The β-barrel assembly machinery

After passage through the periplasm, OMPs are assembled into the OM via a machinery, recently designated the β-barrel assembly machinery or Bam complex (Fig. 2). The first component of this machinery was identified in Neisseria meningitidis, where it was demonstrated that a highly conserved OMP, designated Omp85, is essential for viability and required for the folding and assembly of all OMPs examined [32]. In a mutant strain, in which the expression of the omp85 gene could be regulated, unfolded forms of OMPs accumulated as periplasmic aggregates when the synthesis of Omp85 was switched off [32, 33]. Similarly, a role in OMP assembly was subsequently demonstrated for the Omp85 homologues of E. coli [3436] and Pseudomonas aeruginosa [37], designated BamA (formerly YaeT) and Opr86, respectively.

The Omp85 homologue of E. coli, BamA, was found to form a complex with four lipoproteins, designated BamB–E (formerly YfgL, NlpB, YfiO, and SmpA, respectively) [36, 38] (Fig. 2). Of these, only BamD is essential for viability [39] and OMP assembly [40], whereas deletion of the other accessory components, which are evolutionarily less well conserved, does not infringe viability and results in relatively mild OMP assembly defects.
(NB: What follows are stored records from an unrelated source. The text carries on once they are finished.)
# mkshing/e4t-diffusion

Measured on NVIDIA H100. Metric: E4T pretrain images/sec @512^2 bs16 SD-v1.4, higher is better.
Workload: dtype bf16

## Files before the change

e4t-diffusion_b200/csrc/common.cuh:

```cuda
#pragma once
#include <cuda.h>
#include <cuda_runtime.h>
#include <cuda_bf16.h>
#include <stdint.h>
#include <stdio.h>
#include <string.h>

typedef __nv_bfloat16 bf16;

extern thread_local char g_e4t_err[512];
int e4t_set_error(const char* fmt, ...);

#define E4T_CHECK(cond, ...)                                   \
  do {                                                         \
    if (!(cond)) return e4t_set_error(__VA_ARGS__);            \
  } while (0)

#define E4T_CUDA(call)                                                                  \
  do {                                                                                  \
    cudaError_t _e = (call);                                                            \
    if (_e != cudaSuccess)                                                              \
      return e4t_set_error("%s:%d CUDA error %s: %s", __FILE__, __LINE__, #call,        \
                           cudaGetErrorString(_e));                                     \
  } while (0)

#define E4T_LAUNCH_CHECK() E4T_CUDA(cudaGetLastError())

extern unsigned long long g_e4t_launches;
#define E4T_COUNT_LAUNCH() (++g_e4t_launches)

int e4t_tmap_encode(CUtensorMap* map, const void* gptr, int rank, const uint64_t* dims,
                    const uint64_t* strides_bytes ,
                    const uint32_t* box, int elem_bytes , int swizzle_bytes = 128,
                    const uint32_t* elem_strides = nullptr );

static inline int cdiv(long a, long b) { return (int)((a + b - 1) / b); }

#ifdef __CUDACC__
__device__ __forceinline__ uint32_t smem_u32(const void* p) {
  return static_cast<uint32_t>(__cvta_generic_to_shared(p));
}
__device__ __forceinline__ uint32_t lane_id() { return threadIdx.x & 31; }

__device__ __forceinline__ void mbar_init(uint64_t* bar, uint32_t count) {
  asm volatile("mbarrier.init.shared::cta.b64 [%0], %1;" ::"r"(smem_u32(bar)), "r"(count) : "memory");
}
__device__ __forceinline__ void fence_mbar_init() {
  asm volatile("fence.mbarrier_init.release.cluster;" ::: "memory");
}
__device__ __forceinline__ void mbar_expect_tx(uint64_t* bar, uint32_t bytes) {
  asm volatile("mbarrier.arrive.expect_tx.shared::cta.b64 _, [%0], %1;" ::"r"(smem_u32(bar)), "r"(bytes)
               : "memory");
}
__device__ __forceinline__ void mbar_arrive(uint64_t* bar) {
  asm volatile("mbarrier.arrive.shared::cta.b64 _, [%0];" ::"r"(smem_u32(bar)) : "memory");
}
__device__ __forceinline__ bool mbar_try_wait(uint64_t* bar, uint32_t parity) {
  uint32_t ok;
  asm volatile(
      "{\n\t.reg .pred p;\n\t"
      "mbarrier.try_wait.parity.shared::cta.b64 p, [%1], %2;\n\t"
      "selp.u32 %0, 1, 0, p;\n\t}"
      : "=r"(ok)
      : "r"(smem_u32(bar)), "r"(parity)
      : "memory");
  return ok != 0;
}
__device__ __forceinline__ bool mbar_test_wait(uint64_t* bar, uint32_t parity) {
  uint32_t ok;
  asm volatile(
      "{\n\t.reg .pred p;\n\t"
      "mbarrier.test_wait.parity.shared::cta.b64 p, [%1], %2;\n\t"
      "selp.u32 %0, 1, 0, p;\n\t}"
      : "=r"(ok)
      : "r"(smem_u32(bar)), "r"(parity)
      : "memory");
  return ok != 0;
}
__device__ __forceinline__ void mbar_wait(uint64_t* bar, uint32_t parity) {
  while (!mbar_try_wait(bar, parity)) {
  }
}

__device__ __forceinline__ void fence_proxy_async_smem() {
  asm volatile("fence.proxy.async.shared::cta;" ::: "memory");
}

__device__ __forceinline__ void tma_prefetch_desc(const CUtensorMap* m) {
  asm volatile("prefetch.tensormap [%0];" ::"l"(reinterpret_cast<uint64_t>(m)) : "memory");
}
__device__ __forceinline__ void tma_load_2d(void* smem, const CUtensorMap* m, uint64_t* bar, int c0, int c1) {
  asm volatile(
      "cp.async.bulk.tensor.2d.shared::cluster.global.mbarrier::complete_tx::bytes [%0], [%1, {%3, %4}], [%2];"
      ::"r"(smem_u32(smem)), "l"(reinterpret_cast<uint64_t>(m)), "r"(smem_u32(bar)), "r"(c0), "r"(c1)
      : "memory");
}
__device__ __forceinline__ void tma_load_3d(void* smem, const CUtensorMap* m, uint64_t* bar, int c0, int c1,
                                            int c2) {
  asm volatile(
      "cp.async.bulk.tensor.3d.shared::cluster.global.mbarrier::complete_tx::bytes [%0], [%1, {%3, %4, %5}], [%2];"
      ::"r"(smem_u32(smem)), "l"(reinterpret_cast<uint64_t>(m)), "r"(smem_u32(bar)), "r"(c0), "r"(c1), "r"(c2)
      : "memory");
}
__device__ __forceinline__ void tma_load_4d(void* smem, const CUtensorMap* m, uint64_t* bar, int c0, int c1,
                                            int c2, int c3) {
  asm volatile(
      "cp.async.bulk.tensor.4d.shared::cluster.global.mbarrier::complete_tx::bytes [%0], [%1, {%3, %4, %5, %6}], "
      "[%2];" ::"r"(smem_u32(smem)),
      "l"(reinterpret_cast<uint64_t>(m)), "r"(smem_u32(bar)), "r"(c0), "r"(c1), "r"(c2), "r"(c3)
      : "memory");
}

__device__ __forceinline__ void bulk_load_1d(void* smem, const void* g, uint32_t bytes, uint64_t* bar) {
  asm volatile("cp.async.bulk.shared::cluster.global.mbarrier::complete_tx::bytes [%0], [%1], %2, [%3];" ::"r"(
                   smem_u32(smem)),
               "l"(g), "r"(bytes), "r"(smem_u32(bar))
               : "memory");
}

__device__ __forceinline__ void tma_store_3d(const CUtensorMap* m, const void* smem, int c0, int c1, int c2) {
  asm volatile("cp.async.bulk.tensor.3d.global.shared::cta.bulk_group [%0, {%2, %3, %4}], [%1];" ::"l"(
                   reinterpret_cast<uint64_t>(m)),
               "r"(smem_u32(smem)), "r"(c0), "r"(c1), "r"(c2)
               : "memory");
}
__device__ __forceinline__ void tma_reduce_add_3d(const CUtensorMap* m, const void* smem, int c0, int c1, int c2) {
  asm volatile("cp.reduce.async.bulk.tensor.3d.global.shared::cta.add.tile.bulk_group [%0, {%2, %3, %4}], [%1];" ::"l"(
                   reinterpret_cast<uint64_t>(m)),
               "r"(smem_u32(smem)), "r"(c0), "r"(c1), "r"(c2)
               : "memory");
}
__device__ __forceinline__ void tma_store_commit() { asm volatile("cp.async.bulk.commit_group;" ::: "memory"); }
template <int N>
__device__ __forceinline__ void tma_store_wait_read() {
  asm volatile("cp.async.bulk.wait_group.read %0;" ::"n"(N) : "memory");
}
__device__ __forceinline__ void tma_store_wait_all() { asm volatile("cp.async.bulk.wait_group 0;" ::: "memory"); }

__device__ __forceinline__ uint64_t wgmma_desc(uint32_t saddr, uint32_t lbo_bytes, uint32_t sbo_bytes) {
  uint64_t d = 0;
  d |= (uint64_t)((saddr & 0x3FFFFu) >> 4);
  d |= (uint64_t)((lbo_bytes >> 4) & 0x3FFFu) << 16;
  d |= (uint64_t)((sbo_bytes >> 4) & 0x3FFFu) << 32;
  d |= 1ull << 62;
  return d;
}
__device__ __forceinline__ void wgmma_fence() { asm volatile("wgmma.fence.sync.aligned;" ::: "memory"); }
__device__ __forceinline__ void wgmma_commit() { asm volatile("wgmma.commit_group.sync.aligned;" ::: "memory"); }
template <int N>
__device__ __forceinline__ void wgmma_wait() {
  asm volatile("wgmma.wait_group.sync.aligned %0;" ::"n"(N) : "memory");
}
template <int R>
__device__ __forceinline__ void reg_fence(float* d) {
#pragma unroll
  for (int i = 0; i < R; ++i) asm volatile("" : "+f"(d[i])::"memory");
}
template <int R>
__device__ __forceinline__ void reg_fence_u32(uint32_t* a) {
#pragma unroll
  for (int i = 0; i < R; ++i) asm volatile("" : "+r"(a[i])::"memory");
}
__device__ __forceinline__ void named_bar_sync(uint32_t id, uint32_t nthreads) {
  asm volatile("bar.sync %0, %1;" ::"r"(id), "r"(nthreads) : "memory");
}
template <int R>
__device__ __forceinline__ void setmaxnreg_dec() {
  asm volatile("setmaxnreg.dec.sync.aligned.u32 %0;" ::"n"(R));
}
template <int R>
__device__ __forceinline__ void setmaxnreg_inc() {
  asm volatile("setmaxnreg.inc.sync.aligned.u32 %0;" ::"n"(R));
}

__device__ __forceinline__ void ldsm_x4(uint32_t addr, uint32_t* r) {
  asm volatile("ldmatrix.sync.aligned.m8n8.x4.shared.b16 {%0, %1, %2, %3}, [%4];"
               : "=r"(r[0]), "=r"(r[1]), "=r"(r[2]), "=r"(r[3])
               : "r"(addr));
}
__device__ __forceinline__ void ldsm_x4_t(uint32_t addr, uint32_t* r) {
  asm volatile("ldmatrix.sync.aligned.m8n8.x4.trans.shared.b16 {%0, %1, %2, %3}, [%4];"
               : "=r"(r[0]), "=r"(r[1]), "=r"(r[2]), "=r"(r[3])
               : "r"(addr));
}
__device__ __forceinline__ void mma16816(float* d, const uint32_t* a, const uint32_t* b) {
  asm volatile(
      "mma.sync.aligned.m16n8k16.row.col.f32.bf16.bf16.f32 {%0, %1, %2, %3}, {%4, %5, %6, %7}, {%8, %9}, "
      "{%0, %1, %2, %3};"
      : "+f"(d[0]), "+f"(d[1]), "+f"(d[2]), "+f"(d[3])
      : "r"(a[0]), "r"(a[1]), "r"(a[2]), "r"(a[3]), "r"(b[0]), "r"(b[1]));
}
__device__ __forceinline__ void cp_async16(uint32_t dst, const void* src, uint32_t src_bytes) {
  asm volatile("cp.async.cg.shared.global [%0], [%1], 16, %2;" ::"r"(dst), "l"(src), "r"(src_bytes) : "memory");
}
__device__ __forceinline__ void cp_async_commit() { asm volatile("cp.async.commit_group;" ::: "memory"); }
template <int N>
__device__ __forceinline__ void cp_async_wait() {
  asm volatile("cp.async.wait_group %0;" ::"n"(N) : "memory");
}

__device__ __forceinline__ uint32_t sw128_off(uint32_t r, uint32_t c16) {
  return r * 128u + ((c16 ^ (r & 7u)) << 4);
}

__device__ __forceinline__ float warp_sum(float v) {
#pragma unroll
  for (int o = 16; o > 0; o >>= 1) v += __shfl_xor_sync(0xffffffffu, v, o);
  return v;
}
__device__ __forceinline__ float warp_max(float v) {
#pragma unroll
  for (int o = 16; o > 0; o >>= 1) v = fmaxf(v, __shfl_xor_sync(0xffffffffu, v, o));
  return v;
}
__device__ __forceinline__ uint32_t pack_bf16(float a, float b) {
  __nv_bfloat162 t = __floats2bfloat162_rn(a, b);
  return *reinterpret_cast<uint32_t*>(&t);
}
__device__ __forceinline__ float2 unpack_bf16(uint32_t u) {
  __nv_bfloat162 t = *reinterpret_cast<__nv_bfloat162*>(&u);
  return __bfloat1622float2(t);
}
__device__ __forceinline__ float ex2_approx(float x) {
  float y;
  asm("ex2.approx.ftz.f32 %0, %1;" : "=f"(y) : "f"(x));
  return y;
}
__device__ __forceinline__ float silu_f(float x) { return x / (1.f + __expf(-x)); }
#endif
```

Interestingly, the BamD homologue of Neisseria gonorrhoeae, designated ComL, is covalently linked to the peptidoglycan layer [41], while bamB mutations were reported to affect peptidoglycan synthesis, possibly by regulating the activity of lytic transglycosylases [42]. Furthermore, many bacteria contain a BamE homologue extended with a peptidoglycan-binding domain, for example the Plp4 protein in Pasteurella haemolytica [43]. These observations suggest that these accessory components may have a role in anchoring the Bam complex to the peptidoglycan and perhaps in modulating the peptidoglycan to facilitate the access of nascent OMPs to this complex. Such a putative peptidoglycan-related role of these accessory components would explain why similar components are absent from the machinery required to assemble β-barrel proteins in mitochondria, which do not contain peptidoglycan. Curiously, BamB was also reported to have protein kinase activity and to be involved in DNA strand-break repair and homologous recombination [44], but all these properties are difficult to reconcile with its OM-associated periplasmic location.
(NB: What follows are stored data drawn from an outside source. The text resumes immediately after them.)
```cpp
__global__ __launch_bounds__(256) void points_pix_kernel(const long* __restrict__ py, const long* __restrict__ px, int P, int H,
                                                         int W, long n, long Mp, const int* __restrict__ map,
                                                         int* __restrict__ pix) {
  const long i = (long)blockIdx.x * 256 + threadIdx.x;
  if (i >= Mp) return;
  if (i >= n) {
    pix[i] = PT_PAD;
    return;
// ... 78 lines not shown
    src[u] = o;
    if (o != PT_EMPTY && first) {
      first = false;
      mine = (o == (int)i && u == t);
    }
  }
  if (!mine) return;
  T* out = dx + (img + (long)ty * W + tx) * lddx;
  for (int v = threadIdx.x; v < (Cp >> 3); v += 64) {
    float acc[8];
    load8(out + v * 8, acc);
#pragma unroll
    for (int u = 0; u < 9; ++u) {
      if (src[u] == PT_EMPTY) continue;
      const float4* r = reinterpret_cast<const float4*>(D + ((long)src[u] * 9 + u) * Cp + v * 8);
      const float4 r0 = r[0], r1 = r[1];
      acc[0] += r0.x; acc[1] += r0.y; acc[2] += r0.z; acc[3] += r0.w;
      acc[4] += r1.x; acc[5] += r1.y; acc[6] += r1.z; acc[7] += r1.w;
    }
    store8(out + v * 8, acc);
  }
}

__global__ __launch_bounds__(256) void points_scatter_vec8_kernel(const float* __restrict__ src, const int* __restrict__ pix,
                                                                  long Mp, float* __restrict__ dst) {
  const long t = (long)blockIdx.x * 256 + threadIdx.x;
  const long i = t >> 1;
  if (i >= Mp) return;
  const int p = pix[i];
  if (p < 0) return;
  reinterpret_cast<float4*>(dst + (long)p * 8)[t & 1] = reinterpret_cast<const float4*>(src + i * 8)[t & 1];
}

__global__ __launch_bounds__(256) void points_gather_vec8_kernel(const float* __restrict__ src, const int* __restrict__ pix,
                                                                 long Mp, float* __restrict__ dst) {
  const long t = (long)blockIdx.x * 256 + threadIdx.x;
  const long i = t >> 1;
  if (i >= Mp) return;
  const int p = pix[i];
  float4 v = make_float4(0.f, 0.f, 0.f, 0.f);
  if (p >= 0) v = reinterpret_cast<const float4*>(src + (long)p * 8)[t & 1];
  reinterpret_cast<float4*>(dst + i * 8)[t & 1] = v;
}

}

// ... 58 lines not shown
                 vkas_aligned16(xs),
             "vkas_points_gather_patches: bad sizes Cp=%d ldx=%ld", Cp, ldx);
  hipStream_t st = vkas_stream(stream);
  VKAS_DISPATCH_DTYPE(dtype, "vkas_points_gather_patches", {
    points_gather_patches_kernel<T><<<(unsigned)Mp, 64, 0, st>>>((const T*)x, ldx, Cp, H, W, pix, (T*)xs);
  })
  VKAS_LAUNCH_CHECK("points_gather_patches");
  return VKAS_OK;
}

extern "C" int vkas_points_scatter3x3(const float* D, const int* pix, const int* map, long Mp, int B, int H, int W, int Cp,
                                      void* dx, long lddx, int dtype, void* stream) {
  VKAS_CHECK(D && pix && map && dx, "vkas_points_scatter3x3: null pointer");
  VKAS_CHECK(Cp > 0 && Cp % 8 == 0 && lddx >= Cp && lddx % 8 == 0 && B > 0 && H > 0 && W > 0 && Mp > 0 && Mp * 9 < 0x7fffffffL &&
                 vkas_aligned16(D) && vkas_aligned16(dx),
             "vkas_points_scatter3x3: bad sizes Cp=%d lddx=%ld Mp=%ld", Cp, lddx, Mp);
  hipStream_t st = vkas_stream(stream);
  VKAS_DISPATCH_DTYPE(dtype, "vkas_points_scatter3x3", {
    points_scatter3x3_kernel<T><<<(unsigned)(Mp * 9), 64, 0, st>>>(D, pix, map, H, W, Cp, (T*)dx, lddx);
  })
  VKAS_LAUNCH_CHECK("points_scatter3x3");
  return VKAS_OK;
}
```

vkit_ocr_model_adaptive_scaling_amd/csrc/upconv_adj.hip:

```cpp
#include "vkas_common.h"

namespace {

__device__ __forceinline__ int xcd_row(unsigned bx, unsigned rows) {
  const unsigned xcd = bx & 7u, slot = bx >> 3;
  const unsigned q8 = rows >> 3, r8 = rows & 7u;
  return (int)((xcd < r8 ? xcd * (q8 + 1) : r8 * (q8 + 1) + (xcd - r8) * q8) + slot);
}

__device__ __forceinline__ void ut_weights(int i, int n, float* w) {
  w[0] = i == 0 ? 0.f : 0.25f;
  w[1] = i == 0 ? 1.f : 0.75f;
  w[2] = i == n - 1 ? 1.f : 0.75f;
  w[3] = i == n - 1 ? 0.f : 0.25f;
}

template <typename T>
__global__ __launch_bounds__(256) void upconv_adj_kernel(const T* __restrict__ dz, long lddz, T* __restrict__ E, int h,
                                                         int w, int nvec) {
  const int idx = blockIdx.y * 256 + threadIdx.x;
  const int j = idx / nvec;
  const int v = idx - j * nvec;
  if (j >= w) return;
  const int row = xcd_row(blockIdx.x, gridDim.x);
  const int b = row / h;
  const int i = row - b * h;
  const int H2 = 2 * h, W2 = 2 * w;
  float wy[4], wx[4];
  ut_weights(i, h, wy);
  ut_weights(j, w, wx);
  int xc[6];
  bool xok[6];
#pragma unroll
  for (int c = 0; c < 6; ++c) {
    const int X = 2 * j - 2 + c;
    xok[c] = X >= 0 && X < W2;
    xc[c] = X < 0 ? 0 : (X >= W2 ? W2 - 1 : X);
  }
  const T* db = dz + (long)b * H2 * W2 * lddz + v * 8;
  float acc[3][3][8];
#pragma unroll
  for (int ky = 0; ky < 3; ++ky)
#pragma unroll
    for (int kx = 0; kx < 3; ++kx)
#pragma unroll
      for (int k = 0; k < 8; ++k) acc[ky][kx][k] = 0.f;
#pragma unroll
  for (int r = 0; r < 6; ++r) {
    const int Y = 2 * i - 2 + r;
    const bool yok = Y >= 0 && Y < H2;
    const int yc = Y < 0 ? 0 : (Y >= H2 ? H2 - 1 : Y);
    const T* rowp = db + (long)yc * W2 * lddz;
    Raw8<T> raw[6];
#pragma unroll
    for (int c = 0; c < 6; ++c) raw[c].load(rowp + (long)xc[c] * lddz);
    float hs[3][8];
#pragma unroll
    for (int kx = 0; kx < 3; ++kx)
#pragma unroll
      for (int k = 0; k < 8; ++k) hs[kx][k] = 0.f;
#pragma unroll
    for (int c = 0; c < 6; ++c) {
      raw[c].keep_if(yok && xok[c]);
      float t[8];
      raw[c].unpack(t);
#pragma unroll
      for (int kx = 0; kx < 3; ++kx) {
        const int a = c - kx;
        if (a < 0 || a > 3) continue;
#pragma unroll
        for (int k = 0; k < 8; ++k) hs[kx][k] = fmaf(wx[a], t[k], hs[kx][k]);
      }
    }
#pragma unroll
    for (int ky = 0; ky < 3; ++ky) {
      const int a = r - ky;
      if (a < 0 || a > 3) continue;
#pragma unroll
      for (int kx = 0; kx < 3; ++kx)
#pragma unroll
        for (int k = 0; k < 8; ++k) acc[ky][kx][k] = fmaf(wy[a], hs[kx][k], acc[ky][kx][k]);
    }
  }
  const long N = (long)nvec * 8;
  T* dst = E + (((long)b * h + i) * w + j) * (9 * N) + v * 8;
#pragma unroll
  for (int ky = 0; ky < 3; ++ky)
#pragma unroll
    for (int kx = 0; kx < 3; ++kx) store8(dst + (ky * 3 + kx) * N, acc[ky][kx]);
}

__global__ __launch_bounds__(256) void upconv_adj_unpack_kernel(const float* __restrict__ gE, float* __restrict__ gwp, int N,
                                                                int Cp4, long total4) {
  for (long i = (long)blockIdx.x * 256 + threadIdx.x; i < total4; i += (long)gridDim.x * 256) {
    const int c4 = (int)(i % Cp4);
    const long r = i / Cp4;
    const int n = (int)(r % N);
    const int k = (int)(r / N);
    const float4 s = reinterpret_cast<const float4*>(gE)[i];
    float4* d = reinterpret_cast<float4*>(gwp) + ((long)n * 9 + (8 - k)) * Cp4 + c4;
    float4 o = *d;
    o.x += s.x; o.y += s.y; o.z += s.z; o.w += s.w;
    *d = o;
  }
}

}

extern "C" int vkas_upconv_adj(const void* dz, long lddz, void* E, int B, int h, int w, int N, int dtype, void* stream) {
  VKAS_CHECK(dz && E && vkas_aligned16(dz) && vkas_aligned16(E), "vkas_upconv_adj: null/misaligned tensor");
  VKAS_CHECK(B >= 0 && h > 0 && w > 0, "vkas_upconv_adj: bad spatial dims");
  VKAS_CHECK(N > 0 && N % 8 == 0 && lddz >= N && lddz % 8 == 0, "vkas_upconv_adj: bad channels/stride (N=%d lddz=%ld)", N, lddz);
  VKAS_CHECK(dtype == VKAS_BF16 || dtype == VKAS_F16, "vkas_upconv_adj: 16-bit storage only");
  if (B == 0) return VKAS_OK;
  VKAS_CHECK((long)B * h < (1L << 31) && (long)w * (N / 8) < (1L << 30) && vkas_cdiv((long)w * (N / 8), 256) <= 65535,
             "vkas_upconv_adj: map too large");
  dim3 grid((unsigned)((long)B * h), (unsigned)vkas_cdiv((long)w * (N / 8), 256));
  if (dtype == VKAS_BF16)
    upconv_adj_kernel<bf16_t><<<grid, 256, 0, vkas_stream(stream)>>>((const bf16_t*)dz, lddz, (bf16_t*)E, h, w, N / 8);
  else
    upconv_adj_kernel<f16_t><<<grid, 256, 0, vkas_stream(stream)>>>((const f16_t*)dz, lddz, (f16_t*)E, h, w, N / 8);
  VKAS_LAUNCH_CHECK("upconv_adj");
  return VKAS_OK;
}

extern "C" int vkas_upconv_adj_unpack_wgrad(const float* gE, float* gwp, int N, int Cp, void* stream) {
  VKAS_CHECK(gE && gwp && vkas_aligned16(gE) && vkas_aligned16(gwp), "vkas_upconv_adj_unpack_wgrad: null/misaligned pointer");
  VKAS_CHECK(N > 0 && Cp > 0 && Cp % 8 == 0, "vkas_upconv_adj_unpack_wgrad: bad sizes (N=%d Cp=%d)", N, Cp);
  const long total4 = 9L * N * (Cp / 4);
  long g = vkas_cdiv(total4, 256);
  if (g > 4096) g = 4096;
  upconv_adj_unpack_kernel<<<(unsigned)g, 256, 0, vkas_stream(stream)>>>(gE, gwp, N, Cp / 4, total4);
  VKAS_LAUNCH_CHECK("upconv_adj_unpack_wgrad");
  return VKAS_OK;
}
```

vkit_ocr_model_adaptive_scaling_amd/ops.py:

```python
import copy
import ctypes
import os
import weakref
from typing import Optional, Sequence, Tuple

import torch
from torch.autograd import Function

from . import _lib
from ._lib import lib, check, ConvGeom, Epilogue

_FLOAT = torch.float32


def rup8(c: int) -> int:
    return (c + 7) // 8 * 8


_DTYPE_CODES = {torch.float32: _lib.F32, torch.bfloat16: _lib.BF16, torch.float16: _lib.F16}
_MFMA_DTYPES = (torch.bfloat16, torch.float16)


def _dtc(dtype: torch.dtype) -> int:
    try:
# ... 951 lines not shown


def _heads_dense_upres(heads, r0, r1, pw, hp, x, z, stats, dps, dparams, gwp, gbp, dx_up):
    B, H, W, Cp = x.shape
    offs, K, C = heads.offs, 9 * Cp, heads.C
    Nd = offs[r1] - offs[r0]
    dz = _heads_dense_dz(heads, r0, r1, pw, hp, x, z, stats, dps, dparams)
    geom = _geom(B, H, W, H, W, Cp, act_ld(x), 3, 3, 1, 1)
    conv_wgrad(x, geom, dz, Nd, nk=(sum(heads.cs[r0:r1]), C * 9), with_bias=True,
               gw_into=gwp[offs[r0] * K:offs[r1] * K], gb_into=gbp[offs[r0]:offs[r1]])
    if dx_up is not None:
        Bt = heads.weights(1, x.dtype, r0, r1)
        g2 = _geom(B, H, W, H, W, Nd, Nd, 3, 3, 1, 1)
        conv_gemm(dz, g2, Bt, Cp, dx_up, _lib.EPI_NONE, nk=(C, sum(heads.cs[r0:r1]) * 9))


def _heads_dense_lowres(heads, r0, r1, pw, hp, x, z, stats, dps, dparams, gwp, gbp, x_low, dx):
    B, H, W, Cp = x.shape
    h_, w_, M = H // 2, W // 2, B * H * W
    offs, K, C, es = heads.offs, 9 * Cp, heads.C, x.element_size()
    Nd = offs[r1] - offs[r0]
    dz = _heads_dense_dz(heads, r0, r1, pw, hp, x, z, stats, dps, dparams)
    E = new_act(B, h_, w_, 9 * Nd, x)
    _timed('upconv_adj_kernel', x, 0.0, M // 4, 9 * Nd, 0,
           lambda: check(lib.vkas_upconv_adj(_p(dz), act_ld(dz), _p(E), B, h_, w_, Nd, _dt(x), _stream()), 'upconv_adj'),
           float(M) * Nd * es * 3.25)
    nbytes = lib.vkas_colsum_ws_bytes(M, Nd)
    ws_cs = _ws(nbytes, x.device)
    _timed('colsum_partial_kernel', x, 0.0, M, Nd, 0,
           lambda: check(lib.vkas_colsum(_p(dz), act_ld(dz), M, Nd, _p(gbp[offs[r0]:offs[r1]]), 1, _p(ws_cs), nbytes,
                                         _dt(x), _stream()), 'colsum'), float(M) * Nd * es)
    del dz
    g1 = _geom(B, h_, w_, h_, w_, Cp, act_ld(x_low), 1, 1, 1, 0)
    gE = conv_wgrad(x_low, g1, E, 9 * Nd, nk=(9 * sum(heads.cs[r0:r1]), C), step_scratch=True)
    check(lib.vkas_upconv_adj_unpack_wgrad(_p(gE), _p(gwp[offs[r0] * K:offs[r1] * K]), Nd, Cp, _stream()),
          'upconv_adj_unpack_wgrad')
    if dx is not None:
        Bt = heads.weights(1, x.dtype, r0, r1)
        g2 = _geom(B, h_, w_, h_, w_, 9 * Nd, 9 * Nd, 1, 1, 1, 0)
        conv_gemm(E, g2, Bt, Cp, dx, _lib.EPI_NONE, nk=(C, sum(heads.cs[r0:r1]) * 9))


def _heads_points_grads(heads, h0, h1, pw, hp, patches, zs, stats_s, dp_ptrs, pix, pmap, n_points, dparams, gw_into, gb_into,
                        step_scratch, dx_into):
    Mp, Ns, K, C = zs.shape[2], zs.shape[3], 9 * heads.Cp, heads.C
    dzs = new_act(1, 1, Mp, Ns, zs)
    _head_tail_bwd(heads, h0, h1, pw, hp, zs.data_ptr(), Ns, stats_s.data_ptr(), dp_ptrs, Mp, dzs, dparams)
    xs = patches() if callable(patches) else patches
    g1 = _geom(1, 1, Mp, 1, Mp, K, K, 1, 1, 1, 0)
    gw, gb = conv_wgrad(xs, g1, dzs, Ns, nk=(sum(heads.cs[h0:h1]), C * 9), with_bias=True, gw_into=gw_into, gb_into=gb_into,
                        step_scratch=step_scratch)
    if dx_into is not None:
        B, H, W, Cp = dx_into.shape
        Wf = heads.weights(0, zs.dtype)[heads.offs[h0] * K:heads.offs[h1] * K].view(1, 1, Ns, K)
        dzt = dzs.view(Mp, Ns).t().contiguous().view(1, 1, Ns, Mp)
        g3 = _geom(1, 1, Ns, 1, Ns, K, K, 1, 1, 1, 0)
        D = conv_wgrad(Wf, g3, dzt, Mp, nk=(n_points, C * 9), step_scratch=True, ordered=True)
        check(lib.vkas_points_scatter3x3(_p(D), _p(pix), _p(pmap), Mp, B, H, W, Cp, _p(dx_into), act_ld(dx_into), _dt(zs),
                                         _stream()), 'points_scatter3x3')
    return gw, gb
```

Substrate recognition by Omp85

The Omp85 proteins of several bacteria, including BamA from E. coli, were found to form pores when reconstituted in planar lipid bilayers or liposomes [4548]. The physiological significance of these pores is not entirely clear, but this property could be used to study the interaction with substrate proteins, because it was anticipated that such interaction would affect the channel properties. Indeed, it was found that denatured E. coli OMPs, but not periplasmic proteins, increased the BamA channel activity, showing that these substrates directly and specifically interact with BamA [47]. The channel-enhancing activity was mimicked by a synthetic peptide corresponding to the last 12 C-terminal amino-acid residues of the OMP PhoE, suggesting that the C terminus contains the signal for substrate recognition. In agreement with this result, earlier studies have recognized a conserved signature sequence at the C terminus of the vast majority of OMPs from various bacterial species [49]. This signature sequence consists of a highly conserved Phe (or Trp) at the ultimate C-terminal position, Tyr or a hydrophobic residue at position 3, and also hydrophobic residues at positions 5, 7, and 9 from the C terminus. It was demonstrated that the deletion of the conserved C-terminal Phe in PhoE dramatically affected the efficiency of assembly into the OM, and the mutant protein was found to accumulate as dense aggregates in the periplasm [49]. The expression of the mutant protein was lethal. Consistent with these in vivo experiments, it was found that a synthetic peptide corresponding to a C-terminal fragment of PhoE but lacking the C-terminal Phe failed to enhance the BamA channel activity in planar lipid bilayers [47].

Of note, a C-terminal Phe (or Trp) is not an absolute requirement for assembly into the OM. A substitution analysis showed that both the hydrophobicity and the aromatic nature of the C-terminal residue were of importance, but a Tyr or a hydrophobic residue at this position was less detrimental for assembly than the presence of a polar residue [49]. Furthermore, a mutant PhoE protein with a deletion of the C-terminal Phe was efficiently assembled into the OM provided the expression level was reduced [50]. Thus, even though the removal of the C-terminal Phe reduces efficient recognition by the assembly machinery, it does not completely destroy the recognition signal, or, alternatively, less efficient signals in other locations within the PhoE sequence also exist. Consequently, at high expression levels, the mutant protein will aggregate within the periplasm because of the poor recognition by the assembly machinery. The reduced kinetics of aggregation at lower expression levels, however, increases the time span for the mutant protein to functionally interact with the Bam complex and result in assembly of the mutant protein.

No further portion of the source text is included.